This sense of lack of ability or competence spread to other areas as well and with it grew a sense of fearing failure, so it was better not to try. I was shocked when I would win a superior rating in a music competition and earn a spot on the honor roll (despite math). The sense of growing up thinking my family did not think I could, became a muscle of “I can’t.” Over time I was blessed with some very discerning teachers who began to give me other messages and when I met my husband early in college, he never failed to believe I could. He saw potential, strength, and possibility to overcome the old messages.

How did God fit into the picture? I began to see how He pursued and used so many who did not appear to be the best choice. Some had messed up miserably and He still chose them, and they became leaders and models. For me, I became a champion for every student who came into my classroom of believing they could be more and do more than they thought, and I watched with excitement as they grew “I can” muscles. That translated again when I finished graduate school and became a Licensed Professional Clinical Counselor and met for 25 years with persons whose lives were upside down and they also believed “I can’t” and without a doubt I believed with God that they could.
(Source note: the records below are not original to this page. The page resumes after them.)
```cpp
int resblock_launch(int dtype, int c, const void* in, int n, int h, int w, int in_cstride, int in_coff, const void* blob, void* out,
                    int out_cstride, int out_coff, hipStream_t stream) {
    Y4_REQUIRE(resblock_supported(dtype, c), Y4_EINVAL, "resblock: dtype %d / %d channels not supported", dtype, c);
    Y4_REQUIRE(in && blob && out && n > 0 && h > 0 && w > 0, Y4_EINVAL, "resblock: null pointer / empty batch");
    Y4_REQUIRE(in_cstride % 8 == 0 && in_coff % 8 == 0 && out_cstride % 8 == 0 && out_coff % 8 == 0, Y4_EINVAL,
               "resblock: views not 16-byte aligned");
    const int64_t in_bytes = (int64_t)n * h * w * in_cstride * 2;
    const int64_t out_bytes = (int64_t)n * h * w * out_cstride * 2;
    Y4_REQUIRE(in_bytes < (1ll << 31) && out_bytes < (1ll << 31), Y4_EINVAL,
               "resblock: input (%lld B) or output (%lld B) exceeds the 2 GiB buffer-descriptor range", (long long)in_bytes, (long long)out_bytes);
    ResBlockK k{};
    k.in = (const char*)in; k.out = (char*)out; k.blob = (const char*)blob;
    k.in_cstride = in_cstride; k.in_coff = in_coff; k.out_cstride = out_cstride; k.out_coff = out_coff;
    k.in_bytes = (unsigned)in_bytes; k.out_bytes = (unsigned)out_bytes;
    k.N = n; k.H = h; k.W = w;
    k.touch = weight_touch_enabled() ? 1 : 0;
    k.tiles_x = (w + RB_T - 1) / RB_T; k.tiles_y = (h + RB_T - 1) / RB_T; k.tiles_per_img = k.tiles_x * k.tiles_y; k.ntiles = n * k.tiles_per_img;
    if (c == 128) return dtype == Y4_BF16 ? resblock_dispatch<Y4_BF16, 128>(k, stream) : resblock_dispatch<Y4_F16, 128>(k, stream);
    return dtype == Y4_BF16 ? resblock_dispatch<Y4_BF16, 64>(k, stream) : resblock_dispatch<Y4_F16, 64>(k, stream);
}

int pack_resblock(int dtype, int c, const float* w1, const float* scale1, const float* shift1, const float* w3, const float* scale3,
                  const float* shift3, void* blob, hipStream_t stream) {
    Y4_REQUIRE(resblock_supported(dtype, c) && w1 && w3 && scale1 && shift1 && scale3 && shift3 && blob, Y4_EINVAL, "pack_resblock: bad argument");
    const int w1_bytes = c * c * 2, aff_pad = (4 * c * 4 + 1023) / 1024 * 1024;
    char* b = (char*)blob;
    if (int r = pack_frag16(dtype, c, c, 1, w1, b + aff_pad, stream)) return r;
    if (int r = pack_frag16(dtype, c, c, 3, w3, b + aff_pad + w1_bytes, stream)) return r;
    return copy_affine(c, {scale1, shift1, scale3, shift3}, (float*)b, stream);
}

}
```

Before: 6679.

## Fuse resblock remainder part-tiles into the main launch as leading work

For C=128 resblocks whose tile count leaves a remainder, the remainder split into smaller part-tiles is now processed at the start of the same kernel launch instead of in a second launch. Each workgroup first runs one part-tile (half- or quarter-height) and then moves on to its full tiles, and the full tile's first loads are issued inside the part-tile's pipeline. This removes a launch boundary and the tail idle time between the two launches, at the cost of a more complex templated kernel, and it assumes the part-tile LDS fits inside the full-tile allocation. It also adds trace-only per-workgroup realtime stamps and adds waits to the existing trace points, which compile out by default.

```diff
diff --git a/yolo-v4-tf.keras_amd/csrc/csp_stage.hip b/yolo-v4-tf.keras_amd/csrc/csp_stage.hip
--- a/yolo-v4-tf.keras_amd/csrc/csp_stage.hip
+++ b/yolo-v4-tf.keras_amd/csrc/csp_stage.hip
@@ -6,6 +6,7 @@
 
 #ifdef CS_TRACE
 __device__ unsigned long long cs_trace_buf[4 * 8 * 16];
+__device__ unsigned long long cs_wg_buf[PHASE_WG_N * PHASE_WG_TILES * PHASE_WG_POINTS];
 #define CS_TR_WG 8
 #define CS_TR_T0 3
 #endif
@@ -132,11 +133,14 @@
 #ifdef CS_TRACE
     int tr_i = 0;
     unsigned long long tr_t[16] = {0, 0, 0, 0, 0, 0, 0, 0, 0, 0, 0, 0, 0, 0, 0, 0};
+    unsigned long long wg_t[PHASE_WG_POINTS] = {0, 0, 0, 0};
 #endif
     for (; t < t_hi; t += nb_x) {
         const int n = t / p.tiles_per_img, rem = t - n * p.tiles_per_img;
         const int ty = rem / p.tiles_x, tx = rem - ty * p.tiles_x;
 #ifdef CS_TRACE
+        const bool wg_on = wave == 0 && blockIdx.x % PHASE_WG_STRIDE == 0 && blockIdx.x / PHASE_WG_STRIDE < PHASE_WG_N &&
+                           tr_i >= CS_TR_T0 && tr_i < CS_TR_T0 + PHASE_WG_TILES;
         const bool tr_on = blockIdx.x == CS_TR_WG && tr_i >= CS_TR_T0 && tr_i < CS_TR_T0 + 4;
 #endif
         PHASE_POINT(0);
@@ -144,6 +148,7 @@
         else wait_vmcnt_then_barrier<0>();
         first_tile = false;
         PHASE_POINT(1);
+        PHASE_WG_STAMP(0);
         CS_SEG(3);
 
         u32x4 C2[2][2], R3[2][2];
@@ -225,9 +230,11 @@
         PHASE_POINT(5);
         asm volatile("s_waitcnt lgkmcnt(0)\n\ts_barrier" ::: "memory");
         PHASE_POINT(6);
+        PHASE_WG_STAMP(1);
         CS_SEG(3);
         if (t + nb_x < t_hi) load_x(t + nb_x);
         PHASE_POINT(7);
+        PHASE_WG_STAMP(2);
 
         {
             f32x4 a5[2][4];
@@ -327,7 +334,13 @@
             }
         }
         PHASE_POINT(12);
+        PHASE_WG_STAMP(3);
 #ifdef CS_TRACE
+        if (wg_on && lane == 0) {
+#pragma unroll
+            for (int k = 0; k < PHASE_WG_POINTS; ++k)
+                cs_wg_buf[(blockIdx.x / PHASE_WG_STRIDE * PHASE_WG_TILES + tr_i - CS_TR_T0) * PHASE_WG_POINTS + k] = wg_t[k];
+        }
         if (tr_on && lane == 0) {
 #pragma unroll
             for (int k = 0; k < 13; ++k) cs_trace_buf[((tr_i - CS_TR_T0) * 8 + wave) * 16 + k] = tr_t[k];
@@ -338,6 +351,9 @@
 }
 
 PHASE_TRACE_READER(y4_cs_trace_read, cs_trace_buf)
+#ifdef CS_TRACE
+PHASE_TRACE_READER(y4_cs_wg_read, cs_wg_buf)
+#endif
 
 bool csp_stage_supported(int dtype, int h, int w) {
     return dtype != Y4_F32 && h % CS_T == 0 && w % CS_T == 0 && h >= CS_T && w >= CS_T;
diff --git a/yolo-v4-tf.keras_amd/csrc/phase_trace.h b/yolo-v4-tf.keras_amd/csrc/phase_trace.h
--- a/yolo-v4-tf.keras_amd/csrc/phase_trace.h
+++ b/yolo-v4-tf.keras_amd/csrc/phase_trace.h
@@ -4,12 +4,20 @@
 #define PHASE_POINT(P)                                                                                      \
     do {                                                                                                    \
         __builtin_amdgcn_sched_barrier(0);                                                                  \
-        if (tr_on) asm volatile("s_memtime %0" : "=s"(tr_t[P]));                                            \
+        if (tr_on) asm volatile("s_memtime %0\n\ts_waitcnt lgkmcnt(0)" : "=s"(tr_t[P]));                       \
         __builtin_amdgcn_sched_barrier(0);                                                                  \
     } while (0)
 #define PHASE_TRACE_READER(NAME, BUF) \
     extern "C" int NAME(unsigned long long* dst) { return (int)hipMemcpyFromSymbol(dst, HIP_SYMBOL(BUF), sizeof(BUF)); }
+constexpr int PHASE_WG_STRIDE = 17, PHASE_WG_N = 16, PHASE_WG_TILES = 8, PHASE_WG_POINTS = 4;
+#define PHASE_WG_STAMP(K)                                                                                   \
+    do {                                                                                                    \
+        __builtin_amdgcn_sched_barrier(0);                                                                  \
+        if (wg_on) asm volatile("s_memrealtime %0\n\ts_waitcnt lgkmcnt(0)" : "=s"(wg_t[K]));                 \
+        __builtin_amdgcn_sched_barrier(0);                                                                  \
+    } while (0)
 #else
 #define PHASE_POINT(P)
+#define PHASE_WG_STAMP(K)
 #define PHASE_TRACE_READER(NAME, BUF)
 #endif
diff --git a/yolo-v4-tf.keras_amd/csrc/resblock.hip b/yolo-v4-tf.keras_amd/csrc/resblock.hip
--- a/yolo-v4-tf.keras_amd/csrc/resblock.hip
+++ b/yolo-v4-tf.keras_amd/csrc/resblock.hip
@@ -8,6 +8,7 @@
 
 #ifdef RB_TRACE
 __device__ unsigned long long rb_trace_buf[3 * 8 * 16];
+__device__ unsigned long long rb_wg_buf[PHASE_WG_N * PHASE_WG_TILES * PHASE_WG_POINTS];
 #define RB_TR_WG 8
 #define RB_TR_T0 1
 #endif
@@ -50,15 +51,16 @@
     int N, H, W;
     int tiles_x, tiles_y, tiles_per_img, ntiles;
     int t_begin, t_end;
+    int p_begin, p_end;
     int touch;
 };
 
-template <int DT, int C, int TY>
+template <int DT, int C, int TY, int TYP = 0>
 __global__ __launch_bounds__(64 * RB_WAVES, C == 64 ? 4 : 2) void resblock_kernel(const ResBlockK p) {
     using E = Elem<DT>;
     using G = RbGeom<C, TY>;
-    constexpr int PARTS = RB_T / TY;
-    constexpr int ROWB = G::ROWB, CPR = G::CPR, NF = G::NF, MREP = G::MREP;
+    static_assert(TYP == 0 || (TYP < TY && RbGeom<C, TYP == 0 ? TY : TYP>::LDS <= G::LDS), "the leading part tile fits the LDS of the tiles behind it");
+    constexpr int ROWB = G::ROWB, CPR = G::CPR, NF = G::NF;
     extern __shared__ __attribute__((aligned(16))) char smem[];
     const int tid = threadIdx.x, lane = tid & 63, wave = __builtin_amdgcn_readfirstlane(tid >> 6);
     const int q = lane & 15, g = lane >> 4;
@@ -72,12 +74,13 @@
     const int span = p.t_end - p.t_begin;
     const int t_lo = p.t_begin + (int)((int64_t)span * xcd / 8), t_hi = p.t_begin + (int)((int64_t)span * (xcd + 1) / 8);
     int t = t_lo + bi;
-    auto locate = [&](int u, int& n, int& y_out0, int& tx) {
+    auto locate = [&](auto rows_c, int u, int& n, int& y_out0, int& tx) {
+        constexpr int ROWS = decltype(rows_c)::value, PARTS = RB_T / ROWS;
         const int full = u / PARTS, part = u - full * PARTS;
         n = full / p.tiles_per_img;
         const int rem = full - n * p.tiles_per_img, ty = rem / p.tiles_x;
         tx = rem - ty * p.tiles_x;
-        y_out0 = ty * RB_T + part * TY;
+        y_out0 = ty * RB_T + part * ROWS;
     };
 
     const __amdgpu_buffer_rsrc_t rb = make_rsrc(p.blob, G::BLOB_BYTES);
@@ -93,9 +96,10 @@
             buffer_load16_lds(rb, dst + __builtin_amdgcn_readfirstlane(u * 1024), G::AFF_PAD + u * 1024 + lane * 16, st * G::STEP_BYTES);
         }
     };
-    auto load_x = [&](int tile) {
+    auto load_x = [&](auto rows_c, int tile) {
+        using GT = RbGeom<C, decltype(rows_c)::value>;
         int n, yo, tx;
-        locate(tile, n, yo, tx);
+        locate(rows_c, tile, n, yo, tx);
         const int y0 = yo - 1, x0 = tx * RB_T - 1;
         constexpr int SPR = CPR + 1, DSLOT = RB_WAVES * 64, DHP = DSLOT / SPR, DCH = DSLOT % SPR, DHY = DHP / RB_H, DHX = DHP % RB_H;
         static_assert(DCH + SPR - 1 < 2 * SPR && DHX + RB_H < 2 * RB_H, "one carry per step");
@@ -108,10 +112,10 @@
         int off = (((n * p.H + y0) * p.W + x0) * p.in_cstride + p.in_coff) * 2 + hy * row_b + hx * pix_b + ch * 16;
         const int d_off = DHY * row_b + DHX * pix_b + DCH * 16, c_ch = pix_b - SPR * 16, c_hx = row_b - RB_H * pix_b;
 #pragma unroll
-        for (int k = 0; k * RB_WAVES < G::XT_PIECES; ++k) {
+        for (int k = 0; k * RB_WAVES < GT::XT_PIECES; ++k) {
             const int u = wave + k * RB_WAVES;
-            if (u < G::XT_PIECES) {
-                const bool ok = ch < CPR && hy < G::HR && (unsigned)(y0 + hy) < (unsigned)p.H && (unsigned)(x0 + hx) < (unsigned)p.W;
+            if (u < GT::XT_PIECES) {
+                const bool ok = ch < CPR && hy < GT::HR && (unsigned)(y0 + hy) < (unsigned)p.H && (unsigned)(x0 + hx) < (unsigned)p.W;
                 buffer_load16_lds(rs_in, XT + __builtin_amdgcn_readfirstlane(u * 1024), ok ? off : (int)0x80000000, 0);
             }
             ch += DCH; hx += DHX; hy += DHY; off += d_off;
@@ -119,21 +123,30 @@
             if (hx >= RB_H) { hx -= RB_H; hy += 1; off += c_hx; }
         }
     };
-    if (t < t_hi) { load_x(t); stage_w(0); stage_w(1); stage_w(2); stage_w(3); }
+    const std::integral_constant<int, TY> ty_c{};
+    auto first_loads = [&]() { if (t < t_hi) { load_x(ty_c, t); stage_w(0); stage_w(1); stage_w(2); stage_w(3); } };
 
 #ifdef RB_TRACE
     int tr_i = 0;
     unsigned long long tr_t[16] = {0, 0, 0, 0, 0, 0, 0, 0, 0, 0, 0, 0, 0, 0, 0, 0};
+    int wg_i = 0;
+    unsigned long long wg_t[PHASE_WG_POINTS] = {0, 0, 0, 0};
 #endif
-    for (; t < t_hi; t += nb_x) {
+    auto run_tile = [&](auto rows_c, int t, auto issue_next) __attribute__((always_inline)) {
+        constexpr int ROWS = decltype(rows_c)::value;
+        using G = RbGeom<C, ROWS>;
+        constexpr int MREP = G::MREP;
         int n, y_out0, tx;
-        locate(t, n, y_out0, tx);
+        locate(rows_c, t, n, y_out0, tx);
 #ifdef RB_TRACE
-        const bool tr_on = TY == RB_T && C == RB_TRACE && blockIdx.x == RB_TR_WG && tr_i >= RB_TR_T0 && tr_i < RB_TR_T0 + 3;
+        const bool wg_on = TY == RB_T && C == RB_TRACE && wave == 0 && blockIdx.x % PHASE_WG_STRIDE == 0 &&
+                           blockIdx.x / PHASE_WG_STRIDE < PHASE_WG_N && wg_i < PHASE_WG_TILES;
+        const bool tr_on = ROWS == RB_T && TY == RB_T && C == RB_TRACE && blockIdx.x == RB_TR_WG && tr_i >= RB_TR_T0 && tr_i < RB_TR_T0 + 3;
 #endif
         PHASE_POINT(0);
         wait_vmcnt_then_barrier<0>();
         PHASE_POINT(1);
+        PHASE_WG_STAMP(0);
 
         u32x4 res[MREP][2];
 
@@ -269,13 +282,14 @@
             PHASE_POINT(7);
             asm volatile("s_waitcnt lgkmcnt(0)\n\ts_barrier" ::: "memory");
             PHASE_POINT(8);
+            PHASE_WG_STAMP(1);
 #pragma unroll
             for (int i = 0; i < MREP; ++i)
 #pragma unroll
                 for (int c = 0; c < 2; ++c) asm volatile("" : "+v"(res[i][c]));
-            const bool more = t + nb_x < t_hi;
-            if (more) { load_x(t + nb_x); stage_w(0); stage_w(1); stage_w(2); stage_w(3); }
+            issue_next();
             PHASE_POINT(9);
+            PHASE_WG_STAMP(2);
             float sc3[16], sh3[16];
 #pragma unroll
             for (int c = 0; c < 2; ++c)
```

As I grow older, there can be a sneak attack of the old “I can’t” that creeps in even now but I have experience to combat that negative system even though my first impulse might occasionally revert to that. The truth is that I will never forget what I have learned about this and how God can use it for good as I pass along messages to others of “I can.”  This is not the memory that should guide us in the last quarter of our lives when we reflect on the life we have behind us.

“The fact is that every life is simply a series of lives, each one of them with its own task, its own flavor, its own brand of errors, its own type of sins, its own glories, its own kind of deep dank despair, its own plethora of possibilities, all designed to lead us to the same end – happiness and a sense of fulfillment.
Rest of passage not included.